CONCLUSION Within our own limits with our own resources we can help Zimbabwe survive until such a time that
ODA starts flowing to Zimbabwe again. In the absence of official development assistance Zimbabwe needs to find ways to enhance DRM. As Financial Inclusion for Sustainable Development Zimbabwe we propose the following.
1.PUBLIC, PRIVATE-CORPORATE AND HOUSEHOLD Increased (public, private-corporate and household) savings mobilization through the trusted mobile
money accounts. Recently we read in the news that Kenya launched its first government bond offered exclusively
through mobile phones thus, taking advantage of the country's booming mobile money market.
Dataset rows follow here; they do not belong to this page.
+    wload(a.W1, a.ldw1, BK, NPF);
+    {
+        const int c = (tid & 31) * 8, lr0 = tid >> 5;
+        float sv[4][8];
+#pragma unroll
+        for (int it = 0; it < 4; ++it) ld8f(a.s + (size_t)(m0 + lr0 + RPP * it) * C + c, sv[it]);
+        float ga[8], ba[8];
+        ld8f(ln_s + c, ga);
+        ld8f(ln_s + C + c, ba);
+#pragma unroll
+        for (int it = 0; it < 4; ++it) {
+            const int lr = lr0 + RPP * it;
+            const long long r = m0 + lr;
+            const size_t off = (size_t)r * C + c;
+            float* s = sv[it];
+            const bf16x8 yv = *reinterpret_cast<const bf16x8*>(&img[lr * LDI + c]);
+            float y[8];
+#pragma unroll
+            for (int j = 0; j < 8; ++j) y[j] = (float)yv[j];
+            if (a.thresh1) {
+                bool keep[8];
+                rowdrop::keep8(rowdrop::row_base(smix1, r), c, a.thresh1, keep);
+#pragma unroll
+                for (int j = 0; j < 8; ++j) {
+                    const float d = (float)(bf16)(y[j] * a.ks1);
+                    s[j] += keep[j] ? d : 0.f;
+                }
+            } else {
+#pragma unroll
+                for (int j = 0; j < 8; ++j) s[j] += y[j];
+            }
+            st8f(a.s1 + off, s);
+            float t = 0.f;
+#pragma unroll
+            for (int j = 0; j < 8; ++j) t += s[j];
+            const float mu = row_sum32_lanes(t) / (float)C;
+            float q = 0.f;
+#pragma unroll
+            for (int j = 0; j < 8; ++j) q += (s[j] - mu) * (s[j] - mu);
+            const float rs = rsqrtf(row_sum32_lanes(q) / (float)C + a.eps);
+            if (c == 0) {
+                a.mean[r] = mu;
+                a.rstd[r] = rs;
+            }
+            bf16x8 xo;
+#pragma unroll
+            for (int j = 0; j < 8; ++j) {
+                const float xh = (s[j] - mu) * rs;
+                xo[j] = (bf16)(xh * ga[j] + ba[j]);
+            }
+            *reinterpret_cast<bf16x8*>(a.x2 + off) = xo;
+            *reinterpret_cast<bf16x8*>(&img[lr * LDI + c]) = xo;
+        }
+    }
+    __syncthreads();
+
+    {
+        Chain<1, C, QS> ch;
+        ch.zero();
+        const bf16* ap = img + arow * LDI + 8 * h;
+        const bf16* wp = ws + (wn * 32 + r32) * LDW + 8 * h;
+#pragma unroll
+        for (int c = 0; c < C / BK; ++c) {
+            if (c > 0) {
+                if (c + 1 < C / BK) wload(a.W1, a.ldw1, BK * (c + 1), NPF);
+                else wload(a.W2, a.ldw2, 0, NPC);
+            }
+            mma_fwd(ch, ap + BK * c, wp, c);
+            __syncthreads();
+            if (c + 1 < C / BK) {
+                wstore(NPF);
+                __syncthreads();
+            }
+        }
+        const uint32_t rbase = dropf ? rowdrop::row_base(smixf, m0 + arow) : 0u;
+#pragma unroll
+        for (int g = 0; g < 4; ++g) {
+            const int col = wn * 32 + 8 * g + 4 * h;
+            const bf16x4 bb = *reinterpret_cast<const bf16x4*>(b1_s + col);
+            bf16x4 o;
+#pragma unroll
+            for (int q = 0; q < 4; ++q) o[q] = (bf16)(ch.acc[0][4 * g + q] + (float)bb[q]);
+            bool keep[4] = {true, true, true, true};
+            if (dropf) {
+#pragma unroll
+                for (int j = 0; j < 4; j += 2) {
+                    const uint32_t hs = rowdrop::mix24(rbase + (uint32_t)((col + j) >> 1) * 0x27D4EB2Fu);
+                    keep[j] = (hs & 0xffffu) >= a.threshf;
+                    keep[j + 1] = (hs >> 16) >= a.threshf;
+                }
+            }
+#pragma unroll
+            for (int q = 0; q < 4; ++q) {
+                const float rr = fmaxf((float)o[q], 0.f);
+                o[q] = keep[q] ? (bf16)(rr * a.ksf) : (bf16)0.f;
+            }
+            *reinterpret_cast<bf16x4*>(&img[arow * LDH + col]) = o;
+        }
+        wstore(NPC);
+    }
+    __syncthreads();
+    wload(a.W2, a.ldw2, BK, NPC);
+#pragma unroll
+    for (int j = 0; j < BM * F / 8 / NT; ++j) {
+        const int idx = tid + NT * j, r = idx >> 4, pc = idx & 15;
+        *reinterpret_cast<bf16x8*>(a.h + (size_t)(m0 + r) * F + 8 * pc) =
+            *reinterpret_cast<const bf16x8*>(&img[r * LDH + 8 * pc]);
+    }
+
+    {
+        Chain<2, F, QS> ch;
+        ch.zero();
+        const bf16* ap = img + arow * LDH + 8 * h;
+        const bf16* wp = ws + (wn * 64 + r32) * LDW + 8 * h;
+#pragma unroll
+        for (int c = 0; c < F / BK; ++c) {
+            mma_fwd(ch, ap + BK * c, wp, c);
+            __syncthreads();
+            if (c + 1 < F / BK) {
+                wstore(NPC);
+                __syncthreads();
+            }
+        }
+#pragma unroll
+        for (int nt = 0; nt < 2; ++nt)
+#pragma unroll
+            for (int g = 0; g < 4; ++g) {
+                const int col = wn * 64 + 32 * nt + 8 * g + 4 * h;
+                const bf16x4 bb = *reinterpret_cast<const bf16x4*>(b2_s + col);
+                bf16x4 o;
+#pragma unroll
+                for (int q = 0; q < 4; ++q) o[q] = (bf16)(ch.acc[nt][4 * g + q] + (float)bb[q]);
+                *reinterpret_cast<bf16x4*>(&img[arow * LDI + col]) = o;
+            }
+    }
+    __syncthreads();
+#pragma unroll
+    for (int j = 0; j < BM * C / 8 / NT; ++j) {
+        const int idx = tid + NT * j, r = idx >> 5, pc = idx & 31;
+        *reinterpret_cast<bf16x8*>(a.y2 + (size_t)(m0 + r) * C + 8 * pc) =
+            *reinterpret_cast<const bf16x8*>(&img[r * LDI + 8 * pc]);
+    }
+}
+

There is no doubt that for economies that are recovering, mobile money is playing a major role in
economic development by bringing access to finance at the bottom of the pyramid.
2.MORE EFFICIENT INTERMEDIATION More efficient intermediation so that domestic savings are invested. With the cell phone informal sector employees can contribute at any given time and from anywhere
at their own convenience. With over 5.9 million currently in informal employment a minimal contribution of say $0.25 towards retirement per day can lead to huge collections by the pension funds and social security organisations.
Such funds with relevant national policy can then be used to support the same informal sector to grow through bank managed loans that are disbursed through mobile money.
This will lead to domestic investment from DRM that has the potential of changing the shape of our economy and steer it towards recovery.